Christian Azzi (1 December 1926 – 21 November 2020) was a jazz pianist. He studied piano at the Schola Cantorum de Paris. He discovered jazz music during World War II, specially through recordings made by V-Disc (Victory disc) for the American soldiers.

==Career==
He is best known for interpreting Jazz from New Orleans. In 1946, he became part of Claude Luter's orchestra with regular gigs at Caveau des lorientais, a celebrated jazz venue. In February 1948, with encouragement from Hugues Panassié, the orchestra played at the first jazz festival in Nice, with immediate success. They also did the soundtrack of French comedy Rendezvous in July.

In 1949, Sidney Bechet chose the band for his musical career, and Christian Azzi became his official pianist. Sidney Bechet and his orchestra played at the club du Vieux-Colombier, upon invitation from Paul Annet Badel. This line-up with Bechet playing at the club became very celebrated.
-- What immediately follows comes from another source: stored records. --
+int site_pool_bwd(int kind, const float* x, const float* dy, const float* dy2, const uint8_t* argmax, float* dsite, float* dx,
+                  int64_t N, int64_t C, int64_t H, int64_t W, int GS, int D, float eps, const float* save_mean, const float* save_w,
+                  const float* gamma, const float* beta, float* dgamma, float* dbeta, void* ws, size_t ws_bytes, cudaStream_t st) {
+  Plan p;
+  dwt::PoolDims pd;
+  if (int rc = site_pool_plan(p, pd, kind, x, dy, argmax, N, C, H, W, GS, D)) return rc;
+  if (!dsite || !dx || !save_mean || !save_w || !gamma || !beta) return fail(DWT_E_INVALID, "null pointer argument");
+  if ((((uintptr_t)dsite | (uintptr_t)dx | (uintptr_t)dy2) % 16) != 0) return fail(DWT_E_INVALID, "channels-last tensors must be 16-byte aligned");
+  if ((dgamma == nullptr) != (dbeta == nullptr)) return fail(DWT_E_INVALID, "dgamma and dbeta go together");
+  Workspace w;
+  if (int rc = site_pool_workspace(w, ws, ws_bytes, C, GS, D)) return rc;
+  const int epi = DWT_EPI_AFFINE | DWT_EPI_RELU;
+  const dwt::BwdFin fin = make_bwd_fin(site_const(kind, eps, N, H * W).a, DWT_MODE_TRAIN, epi, save_mean, save_w, gamma, dgamma, dbeta, w);
+  const double E = 4.0 * (double)D * (double)N * (double)C * (double)(H * W), P = E / 4, I = E / 16;
+  {
+    Launch l("maxpool_bwd", nullptr, E + P + I + (dy2 ? P : 0.0), st);
+    dwt::maxpool_bwd_launch(dy, argmax, dsite, (int)(D * N), (int)H, (int)W, (int)C, pd.OH, pd.OW, 3, 2, 1, st, dy2);
+  }
+  if (int rc = check_launch("max-pool backward kernel")) return rc;
+  const ClPlan cp = cl_plan(p.gm, 2, 2, 4, 4);
+  {
+    Launch l("cl_bwd_reduce", &p.gm, 2.0 * E, st);
+    dwt::cl_bwd_reduce(x, dsite, nullptr, p.gm, cp.nred, cp.gz_red, epi, save_mean, save_w, gamma, beta, nullptr, nullptr, w.partial, st);
+  }
+  if (int rc = check_launch("channels-last backward reduction kernel")) return rc;
+  {
+    Launch l("cl_bwd_finalize", &p.gm, 0.0, st);
+    dwt::cl_bwd_finalize(w.partial, cp.nred, p.gm, fin, st);
+  }
+  if (int rc = check_launch("channels-last backward finalize kernel")) return rc;
+  {
+    Launch l("cl_bwd_apply", &p.gm, 3.0 * E, st);
+    dwt::cl_bwd_apply(x, dsite, nullptr, dx, p.gm, cp.new_, cp.gz_ew, epi, w.coef, save_mean, save_w, gamma, beta, st);
+  }
+  return check_launch("channels-last backward apply kernel");
+}
+
 }
 
 extern "C" {
@@ -651,6 +745,22 @@
                   dwt_stream_t stream) {
   return tail2_bwd(kind, sites, dout, dout2, relu_mask, dz, N, C, HW, group_size, n_domains, workspace, workspace_bytes,
                    (cudaStream_t)stream);
+}
+
+int dwt_site_pool_fwd(int kind, const float* x, float* y, uint8_t* argmax, int64_t N, int64_t C, int64_t H, int64_t W, int group_size,
+                      int n_domains, float eps, float momentum, int update_running, float* const* running_mean, float* const* running_cov,
+                      const float* gamma, const float* beta, float* save_mean, float* save_w, void* workspace, size_t workspace_bytes,
+                      dwt_stream_t stream) {
+  return site_pool_fwd(kind, x, y, argmax, N, C, H, W, group_size, n_domains, eps, momentum, update_running, running_mean, running_cov,
+                       gamma, beta, save_mean, save_w, workspace, workspace_bytes, (cudaStream_t)stream);
+}
+
+int dwt_site_pool_bwd(int kind, const float* x, const float* dy, const float* dy2, const uint8_t* argmax, float* dsite, float* dx,
+                      int64_t N, int64_t C, int64_t H, int64_t W, int group_size, int n_domains, float eps, const float* save_mean,
+                      const float* save_w, const float* gamma, const float* beta, float* dgamma, float* dbeta, void* workspace,
+                      size_t workspace_bytes, dwt_stream_t stream) {
+  return site_pool_bwd(kind, x, dy, dy2, argmax, dsite, dx, N, C, H, W, group_size, n_domains, eps, save_mean, save_w, gamma, beta, dgamma,
+                       dbeta, workspace, workspace_bytes, (cudaStream_t)stream);
 }
 
 int dwt_mec_fwd_bwd(const float* x, const float* y, int64_t N, int64_t K, float* loss, float* gx, float* gy,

When Christian Azzi left Bechet in 1953, he already had 100 registered songs with him in addition to 60 songs with Claude Luter. He also made songs with Maxim Saury (18 titles), Don Byas (6 titles) and solo (4 titles).

Azzi was member at various times of Claude Luter et ses Liorentais, Maxim Saury et son orchestre,
Sidney Bechet et l'orchestre de Claude Luter. He also headed the Poumi Arnaud & Christian Azzi Sextet.

Towards the end of his career, Azzi and Poumy Arnaud a drummer with Sidney Bechet created Sidney Bechet Memory Orchestra, in tribute to the musician. Many former musicians who had worked with Bechet joined in. They revived many old tunes including the much-loved titles like "Petite Fleur" and "Dans les rues d’Antibes".